A functional, on the other hand, is when you "feed" a function -- a whole function, not just the value of the function at a specific point -- into some kind of "machine" that assigns a single numerical value to it.

For example, here are some examples of functionals:

  • $F(f) = \int_0^6 f(x) dx$. For $f(x) = x^2$, we'd have that $F(f) = 72$.
  • $G(f) = \max\{f(x) | -5 \le x \le 3 \}$. For $f(x) = x^2$, we'd have that $G(f) = 25$.
  • $H(f) = \textrm{the number of critical points of }f(x) \textrm{ on }[-5, 3]$. For $f(x) = x^2$, we'd have $H(f) = 1$.

Notice that when you apply a functional to a function, the result is a single number. That's what is meant by the statement that the value of $F(f)$ depends, in some sense, on the "entirety" of $f(x)$ in a particular domain.

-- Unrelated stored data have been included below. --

template <int CIN, int COUT, int NCB, int H, int W, int STRIDE, int NBUF>
__global__ __launch_bounds__(64) __attribute__((amdgpu_num_sgpr(48))) void dwpw_wave_kernel(WaveArgs a) {
    using G = WaveGeom<CIN, NCB, H, W, STRIDE, NBUF>;
    extern __shared__ __attribute__((aligned(16))) char lds[];
    const int lane = threadIdx.x, r = lane & 31, hi = lane >> 5;
    constexpr int HW = G::HW, HoWo = G::HOWO;
    constexpr int tpi = (HoWo + 63) >> 6;
    const int lid = xcd_tile(gridDim.x);
    const int b = lid / tpi, p0 = (lid - b * tpi) * 64;
    const int y_first = p0 / G::WO;
    const int cob = (int)blockIdx.y * NCB;

    WSTAMP(0);
    for (int o = lane * 16; o < G::LDS_BYTES; o += 1024) *reinterpret_cast<floatx4 *>(lds + o) = floatx4{0.f, 0.f, 0.f, 0.f};
    asm volatile("s_waitcnt lgkmcnt(0)" ::: "memory");

    unsigned voff[G::NDR];
    bool lval[G::NDR];
#pragma unroll
    for (int i = 0; i < G::NDR; ++i) {
        const int q = lane + 64 * i, k = q / G::SL, sl = q - k * G::SL;
        lval[i] = q < G::CPC * G::SL && sl >= 1;
        voff[i] = lval[i] ? (unsigned)((k * HW + (sl - 1) * 4) * 4) : 0u;
    }
    const char *rsrc[G::ROWS];
    unsigned rstep[G::ROWS];
    {
        const char *inb = reinterpret_cast<const char *>(a.in + (long)b * CIN * HW);
        const char *zer = reinterpret_cast<const char *>(a.zeros);
#pragma unroll
        for (int j = 0; j < G::ROWS; ++j) {
            const int iy = y_first * STRIDE - 1 + j;
            const bool in = iy >= 0 && iy < H;
            rsrc[j] = in ? inb + iy * W * 4 : zer;
            rstep[j] = in ? (unsigned)(G::CPC * HW * 4) : 0u;
        }
    }
    const unsigned lds0 = (unsigned)(uintptr_t)(__attribute__((address_space(3))) char *)lds;
    auto dma_chunk = [&](auto cc) {
        constexpr int c = decltype(cc)::value;
#pragma unroll
        for (int i = 0; i < G::NDR; ++i)
            if (lval[i]) {
                const unsigned vo = voff[i];
#pragma unroll
                for (int j = 0; j < G::ROWS; ++j) {
                    const char *src = rsrc[j];
                    const unsigned dst = lds0 + (c % G::NBUF) * G::CHUNKB + j * G::ROWB + i * 1024;
                    asm volatile("s_mov_b32 m0, %2\n\tglobal_load_lds_dwordx4 %0, %1" ::"v"(vo), "s"(src), "s"(dst) : "memory");
                }
            }
#pragma unroll
        for (int j = 0; j < G::ROWS; ++j) rsrc[j] += rstep[j];
    };

    const int pl = min(p0 + lane, HoWo - 1);
    const int oy = pl / G::WO, ox = pl - oy * G::WO;
    const unsigned rb = (unsigned)(uintptr_t)(__attribute__((address_space(3))) char *)lds +
                        (unsigned)(((oy - y_first) * STRIDE) * G::ROWB + (ox * STRIDE + 3) * 4);

    half8 ah[2][NCB], al[2][NCB];
    const half_t *wf = a.wpf + (long)lane * 8;
    const int ncb_total = COUT / 32;
    auto load_a = [&](auto gc) {
        constexpr int g = decltype(gc)::value;
#pragma unroll
        for (int cb = 0; cb < NCB; ++cb) {
            const half_t *p = wf + ((long)(g * ncb_total + cob + cb) * 2) * 512;
            ah[g & 1][cb] = *reinterpret_cast<const half8 *>(p);
            al[g & 1][cb] = *reinterpret_cast<const half8 *>(p + 512);
        }
    };

    floatx16 acc[2][NCB];
#pragma unroll
    for (int t = 0; t < 2; ++t)
#pragma unroll
        for (int cb = 0; cb < NCB; ++cb)
#pragma unroll
            for (int e = 0; e < 16; ++e) acc[t][cb][e] = 0.f;

    floatx4 bias4[NCB][4];
    WSTAMP(1);
    asm volatile("" ::: "memory");
    static_for<0, G::LA>(dma_chunk);
    asm volatile("" ::: "memory");
    load_a(std::integral_constant<int, 0>{});
    asm volatile("" ::: "memory");

    floatx2 tv[2][2][9];
    auto issue_taps3 = [&](auto qc, auto dc, floatx2(&v)[9]) {
        constexpr int q = decltype(qc)::value, d = decltype(dc)::value;
        constexpr int c = q / (G::CPC / 2), pr = q % (G::CPC / 2);
        constexpr int boff = (c % G::NBUF) * G::CHUNKB + 2 * pr * G::CHS + d * G::ROWB;
        const unsigned b0 = rb + boff;
        asm volatile("ds_read2_b32 %0, %3 offset0:0 offset1:%4\n"
                     "ds_read2_b32 %1, %3 offset0:1 offset1:%5\n"
                     "ds_read2_b32 %2, %3 offset0:2 offset1:%6"
                     : "=&v"(v[3 * d]), "=&v"(v[3 * d + 1]), "=&v"(v[3 * d + 2])
                     : "v"(b0), "n"(G::CHS / 4), "n"(G::CHS / 4 + 1), "n"(G::CHS / 4 + 2)
                     : "memory");
    };
    auto issue_taps = [&](auto qc, floatx2(&v)[9]) {
        issue_taps3(qc, std::integral_constant<int, 0>{}, v);
        issue_taps3(qc, std::integral_constant<int, 1>{}, v);
        issue_taps3(qc, std::integral_constant<int, 2>{}, v);
    };
    auto landed = [&](floatx2(&u)[9], floatx2(&v)[9]) {
        asm volatile("s_waitcnt lgkmcnt(0)"
                     : "+v"(u[0]), "+v"(u[1]), "+v"(u[2]), "+v"(u[3]), "+v"(u[4]), "+v"(u[5]), "+v"(u[6]), "+v"(u[7]), "+v"(u[8])::"memory");
        asm volatile("" : "+v"(v[0]), "+v"(v[1]), "+v"(v[2]), "+v"(v[3]), "+v"(v[4]), "+v"(v[5]), "+v"(v[6]), "+v"(v[7]), "+v"(v[8])::"memory");
    };
#define WAVE_W_CLOBBERS                                                                                                                            \
    "s56", "s57", "s58", "s59", "s60", "s61", "s62", "s63", "s64", "s65", "s66", "s67", "s68", "s69", "s70", "s71", "s72", "s73", "s74", "s75", "s76", \
        "s77", "s78", "s79", "s80", "s81", "s82", "s83", "s84", "s85", "s86", "s87", "s88", "s89", "s90", "s91", "s92", "s93", "s94", "s95"
    const float *wdp = a.wdp;
    auto load_w = [&](auto sc) {
        constexpr int st = decltype(sc)::value;
        const float *wsrc = wdp;
        asm volatile("s_load_dwordx16 s[56:71], %0, %1\n"
                     "s_load_dwordx4 s[72:75], %0, %2\n"
                     "s_load_dwordx16 s[76:91], %0, %3\n"
                     "s_load_dwordx4 s[92:95], %0, %4" ::"s"(wsrc),
                     "n"(st * 160), "n"(st * 160 + 64), "n"(st * 160 + 80), "n"(st * 160 + 144)
                     : "memory", WAVE_W_CLOBBERS);
    };
    const floatx2 ones = {1.f, 1.f};
    auto chain3 = [&](auto jc, floatx2 &oa, floatx2 &ob, floatx2(&u)[9], floatx2(&v)[9]) {
        constexpr int j = decltype(jc)::value;
        const floatx2 one2 = ones;
        if constexpr (j == 0)
            asm volatile("v_pk_mul_f32 %0, %8, s[74:75]\n"
                         "v_pk_mul_f32 %1, %8, s[94:95]\n"
                         "v_pk_fma_f32 %0, %2, s[56:57], %0\n"
                         "v_pk_fma_f32 %1, %5, s[76:77], %1\n"
                         "v_pk_fma_f32 %0, %3, s[58:59], %0\n"
                         "v_pk_fma_f32 %1, %6, s[78:79], %1\n"
                         "v_pk_fma_f32 %0, %4, s[60:61], %0\n"
                         "v_pk_fma_f32 %1, %7, s[80:81], %1"
                         : "=&v"(oa), "=&v"(ob)
                         : "v"(u[0]), "v"(u[1]), "v"(u[2]), "v"(v[0]), "v"(v[1]), "v"(v[2]), "v"(one2)
                         : "memory");
        else if constexpr (j == 1)
            asm volatile("v_pk_fma_f32 %0, %2, s[62:63], %0\n"
                         "v_pk_fma_f32 %1, %5, s[82:83], %1\n"
                         "v_pk_fma_f32 %0, %3, s[64:65], %0\n"
                         "v_pk_fma_f32 %1, %6, s[84:85], %1\n"
                         "v_pk_fma_f32 %0, %4, s[66:67], %0\n"
                         "v_pk_fma_f32 %1, %7, s[86:87], %1"
                         : "+v"(oa), "+v"(ob)
                         : "v"(u[3]), "v"(u[4]), "v"(u[5]), "v"(v[3]), "v"(v[4]), "v"(v[5])
                         : "memory");
        else
            asm volatile("v_pk_fma_f32 %0, %2, s[68:69], %0\n"
                         "v_pk_fma_f32 %1, %5, s[88:89], %1\n"
                         "v_pk_fma_f32 %0, %3, s[70:71], %0\n"
                         "v_pk_fma_f32 %1, %6, s[90:91], %1\n"
                         "v_pk_fma_f32 %0, %4, s[72:73], %0\n"
                         "v_pk_fma_f32 %1, %7, s[92:93], %1"
                         : "+v"(oa), "+v"(ob)
                         : "v"(u[6]), "v"(u[7]), "v"(u[8]), "v"(v[6]), "v"(v[7]), "v"(v[8])
                         : "memory");
    };

    {
        const float *wsrc = wdp;
        static_for<0, (CIN * 10 * 4 + 63) / 64>([&](auto ic) {
            unsigned sink;
            const float *src2 = wsrc;
            asm volatile("s_load_dword %0, %1, %2" : "=s"(sink) : "s"(src2), "n"(decltype(ic)::value * 64) : "memory");
        });
        asm volatile("s_waitcnt lgkmcnt(0)" ::: "memory");
    }
    WSTAMP(2);
    wait_vm<G::younger(0)>();
    asm volatile("s_sleep 2" ::: "memory");
    WSTAMP(3);
    load_w(std::integral_constant<int, 0>{});
    issue_taps(std::integral_constant<int, 0>{}, tv[0][0]);
    issue_taps(std::integral_constant<int, 1>{}, tv[0][1]);

    unsigned hp[8], lp[8];
    half8 pbh[2], pbl[2];
    constexpr int MF_STEP = 3 * 2 * NCB / 4;
    auto mfma_n = [&](auto gc, auto mc) {
        constexpr int g = decltype(gc)::value, m = decltype(mc)::value;
        constexpr int round = m / (2 * NCB), t = (m / NCB) % 2, cb = m % NCB;
#ifndef WAVE_NO_MFMA
        acc[t][cb] = __builtin_amdgcn_mfma_f32_32x32x16_f16(round == 2 ? al[g & 1][cb] : ah[g & 1][cb], round == 1 ? pbl[t] : pbh[t], acc[t][cb], 0, 0, 0);
#else
        acc[t][cb][round] += (float)pbh[t][cb] + (float)pbl[t][cb] + (float)ah[g & 1][cb][round] + (float)al[g & 1][cb][round];
#endif
    };
    auto step = [&](auto sc) {
        constexpr int st = decltype(sc)::value;
        constexpr int c = st / 2, g = st / 4, k = st % 4;
        if constexpr ((st & 1) == 0 && c + G::LA < G::NCHUNK) dma_chunk(std::integral_constant<int, c + G::LA>{});
        if constexpr ((st & 1) == 0 && c + 1 < G::NCHUNK) wait_vm<G::younger(c + 1)>();
        if constexpr (st == G::NSTEP - 2) {
#pragma unroll
            for (int cb = 0; cb < NCB; ++cb)
#pragma unroll
                for (int kq = 0; kq < 4; ++kq) bias4[cb][kq] = *reinterpret_cast<const floatx4 *>(a.bp + (cob + cb) * 32 + 8 * kq + 4 * hi);
        }
        WSTAMP(7 + st);
        floatx2 oa, ob;
        landed(tv[st & 1][0], tv[st & 1][1]);
        chain3(std::integral_constant<int, 0>{}, oa, ob, tv[st & 1][0], tv[st & 1][1]);
        chain3(std::integral_constant<int, 1>{}, oa, ob, tv[st & 1][0], tv[st & 1][1]);
        chain3(std::integral_constant<int, 2>{}, oa, ob, tv[st & 1][0], tv[st & 1][1]);
        if constexpr (st + 1 < G::NSTEP) load_w(std::integral_constant<int, st + 1>{});
        static_for<0, 6>([&](auto ic) {
            constexpr int i = decltype(ic)::value;
            if constexpr (g > 0)
                static_for<i * MF_STEP / 6, (i + 1) * MF_STEP / 6>(
                    [&](auto mc) { mfma_n(std::integral_constant<int, g - 1>{}, std::integral_constant<int, k * MF_STEP + decltype(mc)::value>{}); });
            if constexpr (st + 1 < G::NSTEP) issue_taps3(std::integral_constant<int, 2 * st + 2 + i / 3>{}, std::integral_constant<int, i % 3>{}, tv[(st + 1) & 1][i / 3]);
            __builtin_amdgcn_sched_barrier(0);
        });
#pragma unroll
        for (int pr = 0; pr < 2; ++pr) {
            floatx2 o = pr ? ob : oa;
            asm("v_max_f32 %0, 0, %0" : "+v"(o[0]));
            asm("v_max_f32 %0, 0, %0" : "+v"(o[1]));
            const half2v h = __builtin_convertvector(o, half2v);
            float l0 = (float)h[0], l1 = (float)h[1];
            asm("v_sub_f32 %0, %1, %0" : "+v"(l0) : "v"(o[0]));
            asm("v_sub_f32 %0, %1, %0" : "+v"(l1) : "v"(o[1]));
            const half2v l = __builtin_convertvector(floatx2{l0, l1}, half2v);
            hp[2 * k + pr] = __builtin_bit_cast(unsigned, h);
            lp[2 * k + pr] = __builtin_bit_cast(unsigned, l);
        }
        if constexpr (k == 3) {
#pragma unroll
            for (int i = 0; i < 4; ++i) {
                const uint2v sh = __builtin_amdgcn_permlane32_swap(hp[i], hp[4 + i], false, false);
                const uint2v sl = __builtin_amdgcn_permlane32_swap(lp[i], lp[4 + i], false, false);
                hp[i] = sh[0];
                hp[4 + i] = sh[1];
                lp[i] = sl[0];
                lp[4 + i] = sl[1];
            }
#pragma unroll
            for (int t = 0; t < 2; ++t) {
                pbh[t] = __builtin_bit_cast(half8, uint4v{hp[4 * t], hp[4 * t + 1], hp[4 * t + 2], hp[4 * t + 3]});
                pbl[t] = __builtin_bit_cast(half8, uint4v{lp[4 * t], lp[4 * t + 1], lp[4 * t + 2], lp[4 * t + 3]});
            }
            asm volatile("" ::: "memory");
            if constexpr (g + 1 < G::NG) load_a(std::integral_constant<int, g + 1>{});
            asm volatile("" ::: "memory");
        }
        __builtin_amdgcn_sched_barrier(0);
    };
    static_for<0, G::NSTEP>(step);
    static_for<0, 4 * MF_STEP>([&](auto mc) { mfma_n(std::integral_constant<int, G::NG - 1>{}, mc); });
    WSTAMP(4);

Notice also that in each of these examples the definition of the functional requires some choice of interval; different choices would lead to different results. Finally, a particular functional may only be defined for certain classes of functions; for example, neither of the examples $F$ and $G$ above are not defined for a discontinuous function with a vertical asymptote at $x=2$. So in defining a function, one usually needs to limit one's attention to some category of "nice" or "good" functions on which the functional will operate.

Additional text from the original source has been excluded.